Artist Statement:
I laced up for a run in what started like a normal day. A day I thought belonged to the “before” times. The times when life had not yet commanded the cruelties of isolation and physical distance. Who would have thought a seven-square-mile island was about to be caught up in the same pandemonium sweeping across the world? The blockades came at the top of the Florida Keys within weeks. The city-wide shutdown began even sooner. My tiny island was cut off from the world to protect its residents and limited medical facilities. I only dared leave my house for a daily run or walk as a high-risk individual with a disability. That was it. My apartment had no outside area so I put on my sneakers. All 398 days. And created and shared a few photos along the way. Friends and family were trapped in far less picturesque bubbles as the virus raged on. I hoped that my photos could somehow help others through this difficult time.
Controversially, US1 and Key West was reopened. A mask mandate was put in place requiring individuals to wear one any time they were outside their homes. The temperatures easily crept up and past 100. Wearing a mask each day to run became even more difficult – sweat dripping down my nose, unable to touch my face. It was like preparing for a great run on a barren beautiful boiling beachside track that awarded no medals or recognition at the end.
Heading into month six of being alone was overwhelming. Yet, taking the same photo in the same location over and over became a rare comfort in my routine. No matter the exhaustion or repetitiveness.

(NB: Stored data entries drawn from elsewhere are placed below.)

diff --git a/llamarec_b200/csrc/encode.cu b/llamarec_b200/csrc/encode.cu
--- a/llamarec_b200/csrc/encode.cu
+++ b/llamarec_b200/csrc/encode.cu
@@ -62,46 +62,28 @@
       for (int j = 0; j < 8; ++j) acc[i][j] = fmaf(a[i], w[j], acc[i][j]);
   }
 }
-LRB_DEVINL void gemm_k256_n64(const float* __restrict__ At, const float* __restrict__ W, int ty, int tx,
-                              float (&acc)[4][4]) {
-#pragma unroll
-  for (int i = 0; i < 4; ++i)
-#pragma unroll
-    for (int j = 0; j < 4; ++j) acc[i][j] = 0.f;
-#pragma unroll 8
-  for (int k = 0; k < 256; ++k) {
-    const float4 a4 = *reinterpret_cast<const float4*>(At + k * TOK + ty * 4);
-    const float4 w4 = *reinterpret_cast<const float4*>(W + k * 64 + tx * 4);
-    const float a[4] = {a4.x, a4.y, a4.z, a4.w};
-    const float w[4] = {w4.x, w4.y, w4.z, w4.w};
-#pragma unroll
-    for (int i = 0; i < 4; ++i)
-#pragma unroll
-      for (int j = 0; j < 4; ++j) acc[i][j] = fmaf(a[i], w[j], acc[i][j]);
-  }
-}
-
 LRB_DEVINL void copy_weights(float* dst, const float* __restrict__ src, int n_floats, int tid) {
   const float4* s4 = reinterpret_cast<const float4*>(src);
   float4* d4 = reinterpret_cast<float4*>(dst);
   for (int i = tid; i < n_floats / 4; i += THREADS) d4[i] = __ldg(s4 + i);
 }
 
+template <int LD>
 LRB_DEVINL void layernorm_rows(float* Cs, int n_rows, const float* __restrict__ w,
                                const float* __restrict__ b, float* dst_g_base,
                                const int* s_dst_row, int warp, int lane) {
   const float w0 = __ldg(w + lane), w1 = __ldg(w + lane + 32);
   const float b0 = __ldg(b + lane), b1 = __ldg(b + lane + 32);
   for (int r = warp; r < n_rows; r += THREADS / 32) {
-    const float v0 = Cs[r * 65 + lane], v1 = Cs[r * 65 + lane + 32];
+    const float v0 = Cs[r * LD + lane], v1 = Cs[r * LD + lane + 32];
     const float mean = warp_sum(v0 + v1) * (1.0f / 64.0f);
     const float d0 = v0 - mean, d1 = v1 - mean;
     const float var = warp_sum(d0 * d0 + d1 * d1) * (1.0f / 64.0f);
     const float rstd = 1.0f / sqrtf(var + LN_EPS);
     const float o0 = d0 * rstd * w0 + b0;
     const float o1 = d1 * rstd * w1 + b1;
-    Cs[r * 65 + lane] = o0;
-    Cs[r * 65 + lane + 32] = o1;
+    Cs[r * LD + lane] = o0;
+    Cs[r * LD + lane + 32] = o1;
     if (dst_g_base != nullptr) {
       const int row = s_dst_row[r];
       if (row >= 0) {
@@ -135,43 +117,55 @@
   int B, L;
 };
 
-constexpr int SMEM_INPROJ = (D * TOK + D * H2 + TOK * 65) * 4 + TOK * 4;
+constexpr int SMEM_INPROJ = (D * TOK + D * H2 + TOK * 65) * 4 + TOK * 4 + TOK * 8;
 
 __global__ void __launch_bounds__(THREADS, 2) embed_inproj_kernel(const InprojParams p) {
   extern __shared__ __align__(16) uint8_t smem_raw[];
   float* At = reinterpret_cast<float*>(smem_raw);
   float* Ws = At + D * TOK;
   float* Cs = Ws + D * H2;
-  int* s_row = reinterpret_cast<int*>(Cs + TOK * 65);
+  long long* s_src = reinterpret_cast<long long*>(Cs + TOK * 65);
+  int* s_row = reinterpret_cast<int*>(s_src + TOK);
   const int tid = threadIdx.x, warp = tid >> 5, lane = tid & 31;
   const float* blkw = p.wts + OFF_BLOCKS + static_cast<size_t>(p.blk) * BLOCK_FLOATS;
+
+  copy_weights(Ws, blkw + B_WIN_T, D * H2, tid);
+  pdl_wait();
   const int T = __ldg(p.tok_offset + p.B);
   const int n_tiles = (T + TOK - 1) / TOK;
-
-  copy_weights(Ws, blkw + B_WIN_T, D * H2, tid);
 
   for (int tile = blockIdx.x; tile < n_tiles; tile += gridDim.x) {
     const int i0 = tile * TOK;
     __syncthreads();
     if (p.first_block) {
-      for (int r = warp; r < TOK; r += THREADS / 32) {
-        const int i = i0 + r;
-        float v0 = 0.f, v1 = 0.f;
+      if (tid < TOK) {
+        const int i = i0 + tid;
+        long long id = -1;
         if (i < T) {
           const int b = user_of_token(p.tok_offset, p.B, i);
           const int t = __ldg(p.tok_first + b) + (i - __ldg(p.tok_offset + b));
-          long long id = load_id(p.ids, static_cast<size_t>(b) * p.L + t, p.id_bytes);
+          id = load_id(p.ids, static_cast<size_t>(b) * p.L + t, p.id_bytes);
           if (id < 0 || id >= p.table_rows) id = 0;
+        }
+        s_src[tid] = id;
+        s_row[tid] = i < T ? i : -1;
+      }
+      __syncthreads();
+#pragma unroll
+      for (int rr = 0; rr < TOK / (THREADS / 32); ++rr) {
+        const int r = warp + rr * (THREADS / 32);
+        const long long id = s_src[r];
+        float v0 = 0.f, v1 = 0.f;
+        if (id >= 0) {
           const float* row = p.table + static_cast<size_t>(id) * D;
           v0 = __ldg(row + lane);
           v1 = __ldg(row + lane + 32);
         }
         Cs[r * 65 + lane] = v0;
         Cs[r * 65 + lane + 32] = v1;
-        if (lane == 0) s_row[r] = i < T ? i : -1;
       }
       __syncthreads();
-      layernorm_rows(Cs, TOK, p.wts + OFF_EMB_LN_W, p.wts + OFF_EMB_LN_B, p.x0_out, s_row, warp, lane);
+      layernorm_rows<65>(Cs, TOK, p.wts + OFF_EMB_LN_W, p.wts + OFF_EMB_LN_B, p.x0_out, s_row, warp, lane);
       __syncthreads();
       transpose_rows_to_kmajor(Cs, At, tid);
     } else {
@@ -210,6 +204,7 @@
       }
     }
   }
+  pdl_launch_dependents();
 }
 
 struct ScanParams {
@@ -237,6 +232,7 @@
   const int n = __ldg(p.tok_offset + b + 1) - base;
   const int off = (1 << p.levels) - p.L;
   for (int t = c; t < p.L; t += 128) s_mask[t] = load_id(p.ids, static_cast<size_t>(b) * p.L + t, p.id_bytes) > 0 ? 1 : 0;
+  pdl_wait();
   __syncthreads();
   const float* blkw = p.wts + OFF_BLOCKS + static_cast<size_t>(p.blk) * BLOCK_FLOATS;
   const float lr = __ldg(blkw + B_LAM_RE + c), li = __ldg(blkw + B_LAM_IM + c);
@@ -269,6 +265,7 @@
         }
       }
     }
+    pdl_launch_dependents();
     return;
   }
 
@@ -315,6 +312,7 @@
       }
     }
   }
+  pdl_launch_dependents();
 }
 
 struct OutParams {
@@ -329,126 +327,179 @@
   int last_only;
 };
 
-constexpr int SMEM_OUT = (H2 * TOK + H2 * D + D * TOK + TOK * 65 + TOK * 65) * 4 + TOK * 4;
-
+constexpr int LDA = 68;
+constexpr int WCH = 64 * 64;
+
+template <int TOKR>
+struct OutSmem {
+  static constexpr int ACT = TOKR * LDA;
+  static constexpr int SLOT = ACT + WCH > 2 * WCH ? ACT + WCH : 2 * WCH;
+  static constexpr int BYTES = (2 * SLOT + 2 * ACT) * 4 + TOKR * 4;
+};
+
+template <int RM>
+LRB_DEVINL void gemm_rows_k64(const float* __restrict__ A, const float* __restrict__ W, int ty, int tx,
+                              float (&acc)[RM][4]) {
+#pragma unroll 2
+  for (int k0 = 0; k0 < 64; k0 += 4) {
+    float4 a[RM], w[4];
+#pragma unroll
+    for (int i = 0; i < RM; ++i) a[i] = *reinterpret_cast<const float4*>(A + (ty + 16 * i) * LDA + k0);
+#pragma unroll
+    for (int kk = 0; kk < 4; ++kk) w[kk] = *reinterpret_cast<const float4*>(W + (k0 + kk) * 64 + tx * 4);
+#pragma unroll
+    for (int kk = 0; kk < 4; ++kk) {
+#pragma unroll
+      for (int i = 0; i < RM; ++i) {
+        const float av = kk == 0 ? a[i].x : kk == 1 ? a[i].y : kk == 2 ? a[i].z : a[i].w;
+        acc[i][0] = fmaf(av, w[kk].x, acc[i][0]);
+        acc[i][1] = fmaf(av, w[kk].y, acc[i][1]);
+        acc[i][2] = fmaf(av, w[kk].z, acc[i][2]);
+        acc[i][3] = fmaf(av, w[kk].w, acc[i][3]);
+      }
+    }
+  }
+}
+
+template <int TOKR>
+LRB_DEVINL void out_stage_load(const OutParams& p, const float* blkw, int n_rows, int i0, int s, float* slot,
+                               float* Cs, int tid) {
+  if (s < 4) {
+    for (int e = tid; e < TOKR * 16; e += THREADS) {
+      const int r = e >> 4, q = e & 15;
+      const int i = min(i0 + r, n_rows - 1);
+      cp_async16(slot + r * LDA + q * 4, p.h + static_cast<size_t>(i) * H2 + s * 64 + q * 4);
+    }
+    const float* w = blkw + B_WOUT_T + s * 64 * D;
+    for (int e = tid; e < WCH / 4; e += THREADS) cp_async16(slot + OutSmem<TOKR>::ACT + e * 4, w + e * 4);
+    if (s == 1) {
+      for (int e = tid; e < TOKR * 16; e += THREADS) {
+        const int r = e >> 4, q = e & 15;
+        const int i = min(i0 + r, n_rows - 1);
+        const int src = p.last_only ? (__ldg(p.tok_offset + i + 1) - 1) : i;
+        cp_async16(Cs + r * LDA + q * 4, p.x_res + static_cast<size_t>(src) * D + q * 4);
+      }
+    }
+  } else {
+    const int c = s - 4;
+    for (int e = tid; e < WCH / 4; e += THREADS) {
+      const int k = e >> 4, q = e & 15;
+      cp_async16(slot + k * 64 + q * 4, blkw + B_W1_T + k * FF + c * 64 + q * 4);
+    }
+    const float* w2 = blkw + B_W2_T + c * 64 * D;
+    for (int e = tid; e < WCH / 4; e += THREADS) cp_async16(slot + WCH + e * 4, w2 + e * 4);
+  }
+}
+
+template <int TOKR>
 __global__ void __launch_bounds__(THREADS, 1) outproj_ffn_kernel(const OutParams p) {
+  constexpr int RM = TOKR / 16;
+  using S = OutSmem<TOKR>;
   extern __shared__ __align__(16) uint8_t smem_raw[];
-  float* Ht = reinterpret_cast<float*>(smem_raw);
-  float* Ws = Ht + H2 * TOK;
-  float* Yt = Ws + H2 * D;
-  float* Cs = Yt + D * TOK;
-  float* Ys = Cs + TOK * 65;
-  int* s_row = reinterpret_cast<int*>(Ys + TOK * 65);
+  float* slots = reinterpret_cast<float*>(smem_raw);
+  float* Cs = slots + 2 * S::SLOT;
+  float* Fs = Cs + S::ACT;
+  int* s_row = reinterpret_cast<int*>(Fs + S::ACT);
   const int tid = threadIdx.x, warp = tid >> 5, lane = tid & 31;
+  const int ty = tid >> 4, tx = tid & 15;
   const float* blkw = p.wts + OFF_BLOCKS + static_cast<size_t>(p.blk) * BLOCK_FLOATS;
-  const int T = __ldg(p.tok_offset + p.B);
-  const int n_rows_total = p.last_only ? p.B : T;
-  const int n_tiles = (n_rows_total + TOK - 1) / TOK;
+
+  pdl_wait();
+  const int n_rows = p.last_only ? p.B : __ldg(p.tok_offset + p.B);
+  const int n_tiles = (n_rows + TOKR - 1) / TOKR;
+  if (static_cast<int>(blockIdx.x) < n_tiles)
+    out_stage_load<TOKR>(p, blkw, n_rows, blockIdx.x * TOKR, 0, slots, Cs, tid);
 
   for (int tile = blockIdx.x; tile < n_tiles; tile += gridDim.x) {
-    const int i0 = tile * TOK;
+    const int i0 = tile * TOKR;
+    const int next_tile = tile + gridDim.x;
+    auto begin_stage = [&](int s) {
+      cp_async_wait_all();
+      __syncthreads();
+      if (s < 7) out_stage_load<TOKR>(p, blkw, n_rows, i0, s + 1, slots + ((s + 1) & 1) * S::SLOT, Cs, tid);
+      else if (next_tile < n_tiles) out_stage_load<TOKR>(p, blkw, n_rows, next_tile * TOKR, 0, slots, Cs, tid);
+      return slots + (s & 1) * S::SLOT;
+    };
+
+    float acc[RM][4];
+#pragma unroll
+    for (int i = 0; i < RM; ++i)
+#pragma unroll
+      for (int j = 0; j < 4; ++j) acc[i][j] = 0.f;
+
+    for (int s = 0; s < 4; ++s) {
+      const float* slot = begin_stage(s);
+      if (s == 0 && tid < TOKR) s_row[tid] = (i0 + tid < n_rows) ? i0 + tid : -1;
+      gemm_rows_k64<RM>(slot, slot + S::ACT, ty, tx, acc);
+    }
+    {
+      const float4 bo = __ldg(reinterpret_cast<const float4*>(blkw + B_BOUT + tx * 4));
+#pragma unroll
+      for (int i = 0; i < RM; ++i) {
+        float* c = Cs + (ty + 16 * i) * LDA + tx * 4;
+        c[0] += acc[i][0] + bo.x;
+        c[1] += acc[i][1] + bo.y;
+        c[2] += acc[i][2] + bo.z;
+        c[3] += acc[i][3] + bo.w;
+      }
+    }
     __syncthreads();
-    for (int e = tid; e < TOK * H2 / 4; e += THREADS) {
-      const int r = e & (TOK - 1);
-      const int k4 = e / TOK;
-      float4 v = make_float4(0.f, 0.f, 0.f, 0.f);
-      if (i0 + r < n_rows_total) v = *reinterpret_cast<const float4*>(p.h + static_cast<size_t>(i0 + r) * H2 + k4 * 4);
-      Ht[(k4 * 4 + 0) * TOK + r] = v.x;
-      Ht[(k4 * 4 + 1) * TOK + r] = v.y;
-      Ht[(k4 * 4 + 2) * TOK + r] = v.z;
-      Ht[(k4 * 4 + 3) * TOK + r] = v.w;
-    }
-    for (int e = tid; e < TOK * D; e += THREADS) {
-      const int r = e >> 6, k = e & 63;
-      float v = 0.f;
-      const int i = i0 + r;
-      if (i < n_rows_total) {
-        const int src = p.last_only ? (__ldg(p.tok_offset + i + 1) - 1) : i;
-        v = p.x_res[static_cast<size_t>(src) * D + k];
-      }
-      Cs[r * 65 + k] = v;
-    }
-    if (tid < TOK) s_row[tid] = (i0 + tid < n_rows_total) ? i0 + tid : -1;
-    copy_weights(Ws, blkw + B_WOUT_T, H2 * D, tid);
+    layernorm_rows<LDA>(Cs, TOKR, blkw + B_LN1_W, blkw + B_LN1_B, nullptr, s_row, warp, lane);
+
+#pragma unroll
+    for (int i = 0; i < RM; ++i)
+#pragma unroll
+      for (int j = 0; j < 4; ++j) acc[i][j] = 0.f;
+    for (int c = 0; c < 4; ++c) {
+      const float* slot = begin_stage(4 + c);
+      float f[RM][4];
+#pragma unroll
+      for (int i = 0; i < RM; ++i)
+#pragma unroll
+        for (int j = 0; j < 4; ++j) f[i][j] = 0.f;
+      gemm_rows_k64<RM>(Cs, slot, ty, tx, f);
+      const float4 b1 = __ldg(reinterpret_cast<const float4*>(blkw + B_B1 + c * 64 + tx * 4));
+      const float bb[4] = {b1.x, b1.y, b1.z, b1.w};
+#pragma unroll
+      for (int i = 0; i < RM; ++i) {
+        float v[4];
+#pragma unroll
+        for (int j = 0; j < 4; ++j) {
+          const float z = f[i][j] + bb[j];
+          v[j] = 0.5f * z * (1.0f + erff(z * 0.70710678118654752440f));
+        }
+        *reinterpret_cast<float4*>(Fs + (ty + 16 * i) * LDA + tx * 4) = make_float4(v[0], v[1], v[2], v[3]);
+      }
+      __syncthreads();
+      gemm_rows_k64<RM>(Fs, slot + WCH, ty, tx, acc);
+    }
+    {
+      const float4 b2 = __ldg(reinterpret_cast<const float4*>(blkw + B_B2 + tx * 4));
+#pragma unroll
+      for (int i = 0; i < RM; ++i) {
+        float* c = Cs + (ty + 16 * i) * LDA + tx * 4;
+        c[0] = acc[i][0] + b2.x + c[0];
+        c[1] = acc[i][1] + b2.y + c[1];
+        c[2] = acc[i][2] + b2.z + c[2];
+        c[3] = acc[i][3] + b2.w + c[3];
+      }
+    }
     __syncthreads();
-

In October, fear set in and rooted itself firmly like the mangled mangroves anchoring the shoreline of my runs. Anti-maskers and the oblivious, all pretending it was over, all eager for a getaway, flocked to our tiny island, spreading the virus.
As the holidays arrived our numbers grew. I tried to concentrate on creating this project to keep sane.
The new year ushered in the most important question thus far. When would I be able to get my vaccine? Each day of waiting felt like one more opportunity to die. The denial of the virus by visitors was exhausting. I tried to explain that I was genuinely high risk. No one cared.
It felt like a chore some days but art is the ultimate distraction. I walked. I photographed. I walked and photographed. Two more months go by. I have not touched or hugged another human in almost a year.
March finally brings welcome news. I am eligible for the vaccine with a doctor’s permission. Of course, getting an appointment is impossible. I wake up at dawn each day with five computer screens running on overdrive. I furiously hit refresh for thirty minutes, watching in disbelief as all the appointment slots fill without me.
Soon, there is elation – a cancellation. I secure a vaccine appointment two weeks out. The location is more than a two-hour drive each way, but I am almost to the finish line.
This forces me into a store for the first time in over a year. I hit the mile marker I need and time to use a public restroom. I am terrified. I am double-masked. My heart is racing. I feel anxious as the pharmacist tries to hand me a pen. Surprise. I have brought my own. They ask me to sit in the chair. So, I grab a wipe from my pocket and sit and wait. Five minutes seems like forever. The cashier tries to make small talk. I am not even listening. I just want to get out of this fluorescent purgatory and back to the safety of my house. The shot is quick and easy. I wait my fifteen agonizing minutes and race to the door.
I am grateful to have my first dose. My walks are becoming less fearful and more enjoyable. The photos even seem lighter. Taking them is bringing joy to me and the people that look forward to them each day.
My second shot brings less fear in the store this time. I give encouraging words to the cashier and pharmacist. Two weeks from now and I will have full protection.
I take every photo, every walk, more seriously over those next two weeks. I think about the last 397 days, the death, the sickness, the overworked workers, and the insanity of it all. I know my project is coming to an end. I will have to go back to my “new” normal as they are calling it. Back to working more and making art less.
It is the last day. One mile left to go. I stop and take my final photo. I finish the mile and think about how happy I am to be alive. I compose my message alone to the smelly seaweed “And just like that, my love affair with Key West is officially over.” I hit “post.”